Spinal Muscular Atrophy (SMA) is a neurodegenerative disease targeting motor neurons. It normally occurs in the spinal cord. Nerve cells send messages from the brain to the muscles and vice versa. They are primarily responsible for bodily movements such as walking, swallowing, and breathing.
Severe strains of SMA cause paralysis and eventually death for the victims. Patients with milder forms normally experience weakness and wasting away of the muscular tissue. SMA involves the loss of nerve cells called motor neurons.
In most cases the proximal and lung muscles are affected first, but then spread to other body systems.
Neurons in SMA patients are unable to produce adequate amounts of a protein called Survival of Motor Neuron (SMN). This causes wasting away and eventually death of the cells.
Scientists have researched and developed different therapies to alleviate and treat the effects of SMA, and most of them have been targeted at fixing the gene itself. Approximately one in 50 people are carriers of the fatal genetic disease, which kills the most number of infants under the age 2.
Recent Harvard Research
In a recent discovery, researchers at the Harvard Stem Cell Institute (HSCI) have identified a compound that helps stabilise and protect the SMN protein. It uses induced pluripotent stem cells to make human models of neurological diseases.
Lee Rubin, a faculty member from the institutes’ Department of Stem Cell and Regenerative Biology sought to determine why motor neurons were targeted, and found out that the motor neurons experienced similar stress as those affected by Amyotrophic Lateral Sclerosis, also known as Lou Gehrig’s disease. His team of researchers also found out that some SMA affected neurons were dying before others, though they all experienced the same environment.

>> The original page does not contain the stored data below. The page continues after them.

@@ -370,10 +422,16 @@
         const bool extras = c->B.extra != nullptr && c->keep_K < 2;
         const int slot = (c->B.extra == c->extra_buf[1]) ? 1 : 0;
         const int bs = c->detect_bs;
-        AMC_LAUNCH(c, k_detect_lists, dim3((unsigned)((n + bs - 1) / bs) + (extras ? 4u : 0u)), dim3(bs), c->G, c->B, n, cr2i,
-                   c->G.cr_probe, c->W.max_cand, c->d_cnt, D, (const int *)(extras ? c->extra_count + slot : nullptr),
-                   c->max_extra, (const int *)(c->od_active ? c->d_od : nullptr), c->od_tick,
-                   (c->od_active && !c->step.od_prev_ordered) ? c->W.wctl : nullptr);
+        amc_detect_args A;
+        memset(&A, 0, sizeof A);
+        A.G = c->G; A.B = c->B; A.n = n; A.cr2i = cr2i; A.cr_probe = c->G.cr_probe; A.max_cand = c->W.max_cand; A.cnt = c->d_cnt;
+        A.d_head = D.head; A.d_rec = D.rec; A.d_mark = D.mark; A.d_epoch = D.epoch;
+        A.d_sd = D.sd; A.d_sl_meta = D.sl_meta; A.d_sl_hits = D.sl_hits; A.d_ev_gen = D.ev_gen;
+        A.extra_count = extras ? c->extra_count + slot : nullptr; A.max_extra = c->max_extra;
+        A.od_stall = c->od_active ? c->d_od : nullptr; A.od_tick = c->od_tick;
+        A.wctl_rearm = (c->od_active && !c->step.od_prev_ordered) ? c->W.wctl : nullptr;
+        A.bs = (unsigned)bs; A.nb = (unsigned)((n + bs - 1) / bs);
+        AMC_LAUNCH(c, k_detect_lists, dim3(A.nb + (extras ? 4u : 0u)), dim3(bs), A);
     }
     amc_prof_end(c);
     return hipGetLastError();
diff --git a/argon_monte_carlo_amd/csrc/amc_internal.h b/argon_monte_carlo_amd/csrc/amc_internal.h
--- a/argon_monte_carlo_amd/csrc/amc_internal.h
+++ b/argon_monte_carlo_amd/csrc/amc_internal.h
@@ -7,6 +7,9 @@
 #include <vector>
 
 #include "amc_device.h"
+
+typedef int amc_v16i __attribute__((ext_vector_type(16)));
+#define AMC_GP(p) ((decltype(p))(__attribute__((address_space(1))) void *)(unsigned long long)(p))
 
 #define RS_SLOT_DOUBLES 12
 
diff --git a/argon_monte_carlo_amd/csrc/amc_stream.hip b/argon_monte_carlo_amd/csrc/amc_stream.hip
--- a/argon_monte_carlo_amd/csrc/amc_stream.hip
+++ b/argon_monte_carlo_amd/csrc/amc_stream.hip
@@ -1,3 +1,4 @@
+#include <assert.h>
 #include <stdlib.h>
 #include <string.h>
 
@@ -89,33 +90,104 @@
 
 #define AMC_LD(p) __builtin_nontemporal_load(&(p))
 #define AMC_ST(p, v) __builtin_nontemporal_store((v), &(p))
+struct amc_stream_hot {
+    double *x, *y, *z, *vx, *vy, *vz, *d, *dx, *dy, *dz;
+    uint8_t *flag;
+    int out_differs;
+    int stages;
+    long long lo, hi;
+    const int *od_stall;
+    int od_tick;
+    unsigned nstream;
+    unsigned int skip_epoch;
+    int lazy_enabled;
+    const unsigned long long *adj_head;
+    int *slot_of;
+    const uint8_t *moved;
+    const double *state;
+    double dt;
+    union {
+        struct { double cube_x, cube_y, cube_z; };
+        struct { int *cell_of, *node_of, *wave_count; };
+    };
+    double gx0, gy0, gz0, inv_h;
+    int gx, gy, gz;
+    unsigned block_size;
+    int build_lists;
+    unsigned int epoch;
+    unsigned long long *head;
+    amc_rec *rec;
+    int bounds_slot, keep_prior;
+    amc_dev_counters *cnt;
+    amc_counter_bank *banks;
+    unsigned int *wev_count;
+    const int *lay;
+    int pad[2];
+};
+#define AMC_HOT_LOADS 5
+static_assert(sizeof(amc_stream_hot) == AMC_HOT_LOADS * 64, "the hot record is read as five 16-dword scalar loads");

When the team analysed motor neurons derived from ALS patients, they found out that motor neurons with the highest levels of SMN protein were most likely to survive than those with lower levels. The research also showed that the survival of motor neurons depended on the availability of the SMN protein. The results suggest that if the amount of SMN protein is increased in any single motor neuron, the cell could be saved from dying.
In order to affirm these results, researchers led by Nadia Litterman induced human and murine motor neurons with a compound called Cullin, which is thought to regulate protein generation in cells. They found out that when exposed to Cullin, the SMA proteins became more stable and even multiplied abundantly. As a consequence of this, all motor neurons survived in the human specimens in the dish, and the in mouse models.
In summarising the results of the study, Rubin pointed out the discovery could end up benefitting patients who suffered from ALS as well as SMA.
Harvard’s office of technology development have filed an application to patent this approach towards the search for a cure for both diseases.